What you will do => Give an exact copy of the data that follows.
Source data Start Marker
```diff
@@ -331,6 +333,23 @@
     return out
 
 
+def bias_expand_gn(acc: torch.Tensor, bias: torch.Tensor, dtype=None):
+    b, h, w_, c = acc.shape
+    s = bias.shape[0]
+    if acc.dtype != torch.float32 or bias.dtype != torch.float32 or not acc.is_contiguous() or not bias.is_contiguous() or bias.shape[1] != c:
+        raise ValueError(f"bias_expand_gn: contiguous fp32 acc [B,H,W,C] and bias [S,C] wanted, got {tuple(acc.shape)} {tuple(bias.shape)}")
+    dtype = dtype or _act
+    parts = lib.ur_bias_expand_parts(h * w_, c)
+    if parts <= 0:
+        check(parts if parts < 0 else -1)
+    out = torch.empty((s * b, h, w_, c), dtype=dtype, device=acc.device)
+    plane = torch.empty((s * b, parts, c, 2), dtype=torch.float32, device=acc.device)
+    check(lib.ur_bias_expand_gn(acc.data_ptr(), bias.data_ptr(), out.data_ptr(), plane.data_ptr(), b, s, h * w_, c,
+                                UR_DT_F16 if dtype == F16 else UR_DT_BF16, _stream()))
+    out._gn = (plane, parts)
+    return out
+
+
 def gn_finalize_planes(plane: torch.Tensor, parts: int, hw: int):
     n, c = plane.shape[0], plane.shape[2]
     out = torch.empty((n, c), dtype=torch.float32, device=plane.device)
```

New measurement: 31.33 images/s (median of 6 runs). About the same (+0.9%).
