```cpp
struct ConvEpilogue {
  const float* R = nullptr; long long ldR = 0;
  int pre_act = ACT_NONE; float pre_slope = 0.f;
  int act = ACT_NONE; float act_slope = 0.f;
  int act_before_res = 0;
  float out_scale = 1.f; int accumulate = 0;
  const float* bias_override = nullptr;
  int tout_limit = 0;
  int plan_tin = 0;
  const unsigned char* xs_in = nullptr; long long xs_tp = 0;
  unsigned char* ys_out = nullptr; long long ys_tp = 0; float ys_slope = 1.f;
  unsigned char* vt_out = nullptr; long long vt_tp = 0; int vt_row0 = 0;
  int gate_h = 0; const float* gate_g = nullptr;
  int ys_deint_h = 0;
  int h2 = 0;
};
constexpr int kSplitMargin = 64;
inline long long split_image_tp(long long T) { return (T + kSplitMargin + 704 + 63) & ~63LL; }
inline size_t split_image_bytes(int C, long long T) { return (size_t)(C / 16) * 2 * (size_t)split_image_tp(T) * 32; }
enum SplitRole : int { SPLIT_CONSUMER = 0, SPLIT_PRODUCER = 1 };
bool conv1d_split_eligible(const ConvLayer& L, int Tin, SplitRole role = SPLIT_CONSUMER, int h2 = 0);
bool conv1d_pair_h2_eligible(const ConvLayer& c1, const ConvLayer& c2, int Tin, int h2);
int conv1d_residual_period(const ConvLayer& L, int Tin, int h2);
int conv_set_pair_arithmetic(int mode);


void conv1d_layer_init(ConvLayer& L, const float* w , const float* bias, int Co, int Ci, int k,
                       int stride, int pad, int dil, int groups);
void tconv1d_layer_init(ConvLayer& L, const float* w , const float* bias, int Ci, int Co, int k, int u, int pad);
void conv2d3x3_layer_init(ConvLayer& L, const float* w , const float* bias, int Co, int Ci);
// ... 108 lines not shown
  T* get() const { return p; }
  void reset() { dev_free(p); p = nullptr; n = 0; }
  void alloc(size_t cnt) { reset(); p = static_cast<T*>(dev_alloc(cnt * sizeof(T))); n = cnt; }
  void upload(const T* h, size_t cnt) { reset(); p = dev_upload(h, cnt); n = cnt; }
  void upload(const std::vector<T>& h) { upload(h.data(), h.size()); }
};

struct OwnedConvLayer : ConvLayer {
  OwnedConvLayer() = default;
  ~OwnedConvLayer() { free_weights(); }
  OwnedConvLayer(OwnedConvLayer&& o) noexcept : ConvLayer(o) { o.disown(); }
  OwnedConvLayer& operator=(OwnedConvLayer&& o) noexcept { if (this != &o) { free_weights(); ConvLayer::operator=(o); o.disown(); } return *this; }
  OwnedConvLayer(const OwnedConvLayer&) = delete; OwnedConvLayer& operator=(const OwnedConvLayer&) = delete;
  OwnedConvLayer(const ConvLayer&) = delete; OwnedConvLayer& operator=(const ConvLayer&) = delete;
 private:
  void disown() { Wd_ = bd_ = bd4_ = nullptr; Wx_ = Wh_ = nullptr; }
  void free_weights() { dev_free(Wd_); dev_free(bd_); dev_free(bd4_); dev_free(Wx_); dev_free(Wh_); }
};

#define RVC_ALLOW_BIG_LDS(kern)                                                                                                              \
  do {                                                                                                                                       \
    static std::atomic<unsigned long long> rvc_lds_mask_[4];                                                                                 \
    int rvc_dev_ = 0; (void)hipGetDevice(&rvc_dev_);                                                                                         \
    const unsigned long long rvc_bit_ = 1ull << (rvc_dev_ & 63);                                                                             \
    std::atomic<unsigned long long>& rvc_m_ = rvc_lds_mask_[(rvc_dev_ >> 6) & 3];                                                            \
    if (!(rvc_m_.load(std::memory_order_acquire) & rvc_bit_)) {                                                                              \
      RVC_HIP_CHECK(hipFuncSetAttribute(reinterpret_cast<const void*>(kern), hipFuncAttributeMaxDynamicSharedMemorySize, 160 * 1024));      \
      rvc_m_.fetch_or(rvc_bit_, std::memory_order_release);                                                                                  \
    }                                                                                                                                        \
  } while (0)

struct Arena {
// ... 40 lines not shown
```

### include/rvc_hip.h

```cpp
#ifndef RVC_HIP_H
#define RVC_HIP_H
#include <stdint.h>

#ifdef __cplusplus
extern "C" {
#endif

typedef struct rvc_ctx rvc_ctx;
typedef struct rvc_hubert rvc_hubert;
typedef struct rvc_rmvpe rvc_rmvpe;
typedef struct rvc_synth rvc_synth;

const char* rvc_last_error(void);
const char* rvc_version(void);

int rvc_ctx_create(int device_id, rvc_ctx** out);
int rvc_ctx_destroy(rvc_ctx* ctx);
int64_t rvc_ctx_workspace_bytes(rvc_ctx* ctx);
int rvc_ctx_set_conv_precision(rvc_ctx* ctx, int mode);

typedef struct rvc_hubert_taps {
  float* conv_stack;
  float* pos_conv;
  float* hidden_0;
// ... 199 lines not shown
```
Source data End Marker
Written response =>
```diff
@@ -331,6 +333,23 @@
     return out
 
 
+def bias_expand_gn(acc: torch.Tensor, bias: torch.Tensor, dtype=None):
+    b, h, w_, c = acc.shape
+    s = bias.shape[0]
+    if acc.dtype != torch.float32 or bias.dtype != torch.float32 or not acc.is_contiguous() or not bias.is_contiguous() or bias.shape[1] != c:
+        raise ValueError(f"bias_expand_gn: contiguous fp32 acc [B,H,W,C] and bias [S,C] wanted, got {tuple(acc.shape)} {tuple(bias.shape)}")
+    dtype = dtype or _act
+    parts = lib.ur_bias_expand_parts(h * w_, c)
+    if parts <= 0:
+        check(parts if parts < 0 else -1)
+    out = torch.empty((s * b, h, w_, c), dtype=dtype, device=acc.device)
+    plane = torch.empty((s * b, parts, c, 2), dtype=torch.float32, device=acc.device)
+    check(lib.ur_bias_expand_gn(acc.data_ptr(), bias.data_ptr(), out.data_ptr(), plane.data_ptr(), b, s, h * w_, c,
+                                UR_DT_F16 if dtype == F16 else UR_DT_BF16, _stream()))
+    out._gn = (plane, parts)
+    return out
+
+
 def gn_finalize_planes(plane: torch.Tensor, parts: int, hw: int):
     n, c = plane.shape[0], plane.shape[2]
     out = torch.empty((n, c), dtype=torch.float32, device=plane.device)
```

New measurement: 31.33 images/s (median of 6 runs). About the same (+0.9%).
```cpp
struct ConvEpilogue {
  const float* R = nullptr; long long ldR = 0;
  int pre_act = ACT_NONE; float pre_slope = 0.f;
  int act = ACT_NONE; float act_slope = 0.f;
  int act_before_res = 0;
  float out_scale = 1.f; int accumulate = 0;
  const float* bias_override = nullptr;
  int tout_limit = 0;
  int plan_tin = 0;
  const unsigned char* xs_in = nullptr; long long xs_tp = 0;
  unsigned char* ys_out = nullptr; long long ys_tp = 0; float ys_slope = 1.f;
  unsigned char* vt_out = nullptr; long long vt_tp = 0; int vt_row0 = 0;
  int gate_h = 0; const float* gate_g = nullptr;
  int ys_deint_h = 0;
  int h2 = 0;
};
constexpr int kSplitMargin = 64;
inline long long split_image_tp(long long T) { return (T + kSplitMargin + 704 + 63) & ~63LL; }
inline size_t split_image_bytes(int C, long long T) { return (size_t)(C / 16) * 2 * (size_t)split_image_tp(T) * 32; }
enum SplitRole : int { SPLIT_CONSUMER = 0, SPLIT_PRODUCER = 1 };
bool conv1d_split_eligible(const ConvLayer& L, int Tin, SplitRole role = SPLIT_CONSUMER, int h2 = 0);
bool conv1d_pair_h2_eligible(const ConvLayer& c1, const ConvLayer& c2, int Tin, int h2);
int conv1d_residual_period(const ConvLayer& L, int Tin, int h2);
int conv_set_pair_arithmetic(int mode);


void conv1d_layer_init(ConvLayer& L, const float* w , const float* bias, int Co, int Ci, int k,
                       int stride, int pad, int dil, int groups);
void tconv1d_layer_init(ConvLayer& L, const float* w , const float* bias, int Ci, int Co, int k, int u, int pad);
void conv2d3x3_layer_init(ConvLayer& L, const float* w , const float* bias, int Co, int Ci);
// ... 108 lines not shown
  T* get() const { return p; }
  void reset() { dev_free(p); p = nullptr; n = 0; }
  void alloc(size_t cnt) { reset(); p = static_cast<T*>(dev_alloc(cnt * sizeof(T))); n = cnt; }
  void upload(const T* h, size_t cnt) { reset(); p = dev_upload(h, cnt); n = cnt; }
  void upload(const std::vector<T>& h) { upload(h.data(), h.size()); }
};

struct OwnedConvLayer : ConvLayer {
  OwnedConvLayer() = default;
  ~OwnedConvLayer() { free_weights(); }
  OwnedConvLayer(OwnedConvLayer&& o) noexcept : ConvLayer(o) { o.disown(); }
  OwnedConvLayer& operator=(OwnedConvLayer&& o) noexcept { if (this != &o) { free_weights(); ConvLayer::operator=(o); o.disown(); } return *this; }
  OwnedConvLayer(const OwnedConvLayer&) = delete; OwnedConvLayer& operator=(const OwnedConvLayer&) = delete;
  OwnedConvLayer(const ConvLayer&) = delete; OwnedConvLayer& operator=(const ConvLayer&) = delete;
 private:
  void disown() { Wd_ = bd_ = bd4_ = nullptr; Wx_ = Wh_ = nullptr; }
  void free_weights() { dev_free(Wd_); dev_free(bd_); dev_free(bd4_); dev_free(Wx_); dev_free(Wh_); }
};

#define RVC_ALLOW_BIG_LDS(kern)                                                                                                              \
  do {                                                                                                                                       \
    static std::atomic<unsigned long long> rvc_lds_mask_[4];                                                                                 \
    int rvc_dev_ = 0; (void)hipGetDevice(&rvc_dev_);                                                                                         \
    const unsigned long long rvc_bit_ = 1ull << (rvc_dev_ & 63);                                                                             \
    std::atomic<unsigned long long>& rvc_m_ = rvc_lds_mask_[(rvc_dev_ >> 6) & 3];                                                            \
    if (!(rvc_m_.load(std::memory_order_acquire) & rvc_bit_)) {                                                                              \
      RVC_HIP_CHECK(hipFuncSetAttribute(reinterpret_cast<const void*>(kern), hipFuncAttributeMaxDynamicSharedMemorySize, 160 * 1024));      \
      rvc_m_.fetch_or(rvc_bit_, std::memory_order_release);                                                                                  \
    }                                                                                                                                        \
  } while (0)

struct Arena {
// ... 40 lines not shown
```

### include/rvc_hip.h

```cpp
#ifndef RVC_HIP_H
#define RVC_HIP_H
#include <stdint.h>

#ifdef __cplusplus
extern "C" {
#endif

typedef struct rvc_ctx rvc_ctx;
typedef struct rvc_hubert rvc_hubert;
typedef struct rvc_rmvpe rvc_rmvpe;
typedef struct rvc_synth rvc_synth;

const char* rvc_last_error(void);
const char* rvc_version(void);

int rvc_ctx_create(int device_id, rvc_ctx** out);
int rvc_ctx_destroy(rvc_ctx* ctx);
int64_t rvc_ctx_workspace_bytes(rvc_ctx* ctx);
int rvc_ctx_set_conv_precision(rvc_ctx* ctx, int mode);

typedef struct rvc_hubert_taps {
  float* conv_stack;
  float* pos_conv;
  float* hidden_0;
// ... 199 lines not shown
```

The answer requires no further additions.